Anthony Venable, right, and Nashville Police Chief Steve Anderson, left. (Image source: WSMV-TV)
A Nashville, Tennessee, police officer has been decommissioned after posting a message to Facebook seemingly referring to the fatal police shooting of Philando Castile in Minnesota earlier this week. Castile, 32, died after being shot by police four times during a traffic stop outside Minneapolis.
Around 3 p.m. Thursday, just hours after Castile's shooting, police in Nashville became aware of one officer's personal Facebook post.
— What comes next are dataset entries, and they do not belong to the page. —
diff --git a/stardis_amd/csrc/stardis_hip.hip b/stardis_amd/csrc/stardis_hip.hip
--- a/stardis_amd/csrc/stardis_hip.hip
+++ b/stardis_amd/csrc/stardis_hip.hip
@@ -427,7 +427,7 @@
         return SDX_OK;
     }
     if (std::strcmp(name, "segmented_raytrace") == 0) {
-        ctx->segmented_raytrace = value < 0 ? -1 : (value ? 1 : 0);
+        ctx->segmented_raytrace = value < 0 ? -1 : (value >= 2 ? 2 : (value ? 1 : 0));
         return SDX_OK;
     }
     if (std::strcmp(name, "far_field") == 0) {
@@ -779,13 +779,18 @@
     return (size_t)kSegWaves * 128 + std::max((((size_t)nth * ((n_depth - 1) | 1) + 1) & ~(size_t)1) + (size_t)2 * gpw * n_depth, (size_t)kSegWaves * kSegMax * gpw * nth);
 }
 constexpr int64_t kSegLegacyWaves = (int64_t)3 * 4 * 256;
-static bool use_segmented_raytrace(const sdx_ctx* ctx, int n_depth, int64_t n_nu_global, int n_theta, bool plain)
+static int segmented_mode(const sdx_ctx* ctx)
 {
     static const int env_mode = knob("SDX_RT_SEG") ? std::atoi(knob("SDX_RT_SEG")) : -1;
     const int mode = ctx->segmented_raytrace >= 0 ? (int)ctx->segmented_raytrace : env_mode;
+    return mode < 0 ? -1 : std::min(mode, 2);
+}
+static bool use_segmented_raytrace(const sdx_ctx* ctx, int n_depth, int64_t n_nu_global, int n_theta, bool plain)
+{
+    const int mode = segmented_mode(ctx);
     if (mode == 0 || !plain || n_theta > 64) return false;
     if ((n_depth - 1 + kSegWaves - 1) / kSegWaves > kSegMax || seg_lds_doubles(n_depth, n_theta) * sizeof(double) > 64 * 1024) return false;
-    if (mode == 1) return true;
+    if (mode >= 1) return true;
     const int64_t legacy_waves = (n_nu_global + 64 / n_theta - 1) / (64 / n_theta);
     return legacy_waves < kSegLegacyWaves;
 }
@@ -1864,7 +1869,33 @@
         const size_t seg_doubles = seg_lds_doubles(n_depth, nth);
         const unsigned seg_wg = (unsigned)((n_nu + seg_gpw - 1) / seg_gpw), seg_per_xcd = (seg_wg + 7) / 8, seg_blocks = seg_per_xcd * 8;
         if (use_segmented_raytrace(ctx, n_depth, nu_global, n_theta, P == 1 && !inward && !acc)) {
-            {
+            const int step_planes = ft.planes ? ft.n_planes : 0;
+            const bool step_shape = segmented_mode(ctx) != 1 && kSegWaves == 8 && ft.cont && !ft.source && ft.n_extra == 0 && !ft.line_out && !inus && F &&
+                                    (step_planes == 0 || step_planes == 2 || step_planes == 3);
+            SegStepGeom geo{};
+            geo.gpw = seg_gpw, geo.g_recip = lane_recip(nth), geo.per = 64 / nth, geo.L = (n_depth - 1 + kSegWaves - 1) / kSegWaves;
+            geo.rstride = (n_depth - 1) | 1, geo.sp_off = (nth * geo.rstride + 1) & ~1, geo.gpw_magic = small_div_magic(seg_gpw);
+            geo.n_wg = seg_wg, geo.per_xcd = seg_per_xcd;
+            auto launch_step = [&](int planes_n, const double* planes, double* total_out, double* flux, int64_t flux_ld) {
+#define SDX_STEP_LAUNCH(NP, KEEP)                                                                                                              \
+    hipLaunchKernelGGL((k_raytrace_seg_step<8, 7, NP, KEEP>), dim3(seg_blocks), dim3(512), seg_doubles * sizeof(double), ctx->stream, n_depth, n_nu, nth, \
+                       n_theta, nus, temps, rd, w, ft.cont, ft.cld, planes, ft.pld, total_out, ft.out_ld, flux, flux_ld, geo)
+                if (planes_n == 0) {
+                    if (total_out) SDX_STEP_LAUNCH(0, true);
+                    else SDX_STEP_LAUNCH(0, false);
+                } else if (planes_n == 2) {
+                    if (total_out) SDX_STEP_LAUNCH(2, true);
+                    else SDX_STEP_LAUNCH(2, false);
+                } else {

A Metro officer was decommissioned over a post referencing the shooting of #PhilandoCastile https://t.co/KV0zzuQP2g pic.twitter.com/PteQ3BbTFV
— WSMV-TV, Nashville (@WSMV) July 8, 2016
“Yeah. I would have done 5," Anthony Venable wrote in a comment, apparently referring to the number of gunshots wounds from which Castile suffered.
Venable, who is an eight-year veteran of the force, defended the post as sarcasm. Police Chief Steve Anderson, however, wasn't buying it.
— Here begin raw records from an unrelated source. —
@@ -330,68 +419,15 @@
   const bf16_t* qb_ = (const bf16_t*)p.q + (long long)b * p.Sq * p.ldq + h * 32;
   const bf16_t* db = (const bf16_t*)p.dout + (long long)b * p.Sq * p.ldo + h * 32;
   const bf16_t* ob = (const bf16_t*)p.out + (long long)b * p.Sq * p.ldo + h * 32;
+  const float* lse_g = p.lse + ((long long)b * p.heads + h) * p.Sq;
   for (int c0 = 0; c0 < sq_pad; c0 += chunk) {
     const int rows = sq_pad - c0 < chunk ? sq_pad - c0 : chunk;
     if (c0) __syncthreads();
-    {
-      const u32x4 zero4 = {0u, 0u, 0u, 0u};
-      for (int i = tid; i < rows * 4; i += 256) {
-        const int row = i >> 2, c = i & 3;
-        const bool ok = c0 + row < p.Sq;
-        const u32x4 qv = ok ? *reinterpret_cast<const u32x4*>(qb_ + (long long)(c0 + row) * p.ldq + c * 8) : zero4;
-        const u32x4 dv4 = ok ? *reinterpret_cast<const u32x4*>(db + (long long)(c0 + row) * p.ldo + c * 8) : zero4;
-        *reinterpret_cast<u32x4*>(Q80 + row * P80 + c * 16) = qv;
-        *reinterpret_cast<u32x4*>(Q64 + row * P64 + c * 16) = qv;
-        *reinterpret_cast<u32x4*>(O80 + row * P80 + c * 16) = dv4;
-        *reinterpret_cast<u32x4*>(O64 + row * P64 + c * 16) = dv4;
-      }
-      for (int r = tid; r < rows; r += 256) {
-        const int qi = c0 + r;
-        float d = 0.f, l = INFINITY;
-        if (qi < p.Sq) {
-#pragma unroll
-          for (int c = 0; c < 4; ++c)
-            d += dot8(*reinterpret_cast<const u32x4*>(db + (long long)qi * p.ldo + c * 8),
-                      *reinterpret_cast<const u32x4*>(ob + (long long)qi * p.ldo + c * 8));
-          l = p.lse[((long long)b * p.heads + h) * p.Sq + qi];
-        }
-        D_s[r] = d;
-        lse_s[r] = l;
-      }
-    }
+    stage_qo(p, qb_, db, ob, lse_g, Q80, Q64, O80, O64, lse_s, D_s, c0, rows, tid, 256);
     __syncthreads();
     if (!active) continue;
-    for (int qb = 0; qb < rows / 32; ++qb) {
-      f32x16 s, dp;
-#pragma unroll
-      for (int r = 0; r < 16; ++r) s[r] = dp[r] = 0.f;
-#pragma unroll
-      for (int ks = 0; ks < 2; ++ks) {
-        const u32x4 aq = *reinterpret_cast<const u32x4*>(qfrag + qb * 32 * P80 + ks * 32);
-        const u32x4 ao = *reinterpret_cast<const u32x4*>(ofrag + qb * 32 * P80 + ks * 32);
-        s = __builtin_amdgcn_mfma_f32_32x32x16_bf16(__builtin_bit_cast(bf16x8, aq), bk[ks], s, 0, 0, 0);
-        dp = __builtin_amdgcn_mfma_f32_32x32x16_bf16(__builtin_bit_cast(bf16x8, ao), bv[ks], dp, 0, 0, 0);
-      }
-      float pr[16], ds[16];
-#pragma unroll
-      for (int j = 0; j < 4; ++j) {
-        const f32x4 l4 = *reinterpret_cast<const f32x4*>(lse_s + qb * 32 + 8 * j + 4 * hh);
-        const f32x4 d4 = *reinterpret_cast<const f32x4*>(D_s + qb * 32 + 8 * j + 4 * hh);
-#pragma unroll
-        for (int i = 0; i < 4; ++i) {
-          const int r = 4 * j + i;
-          pr[r] = __expf(s[r] * p.scale - l4[i]);
-          ds[r] = pr[r] * (dp[r] - d4[i]);
-        }
-      }
-#pragma unroll
-      for (int mm = 0; mm < 2; ++mm) {
-        dv = __builtin_amdgcn_mfma_f32_32x32x16_bf16(tr_operand(otr, qb * 32 + 16 * mm),
-                                                     bpack8(pr + 8 * mm), dv, 0, 0, 0);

“The police department is treating this matter very seriously and took immediate action, regardless of what he claims the context to have been,” Anderson said, according to WSMV-TV.
On Thursday, Anderson released a statement expressing his concern for what happened both to Castile in Minnesota and to 37-year-old Alton Sterling in Baton Rouge, Louisiana, on Tuesday.
“I am extremely concerned and disturbed by the videos and the accounts we have heard thus far coming from Baton Rouge and Falcon Heights," Anderson said, according to the Tennesseean.
"I have confidence in the men and women working to protect the people of this city, their moral ethic, the skills they possess and their ability to make appropriate decisions in difficult situations," the Nashville police chief added.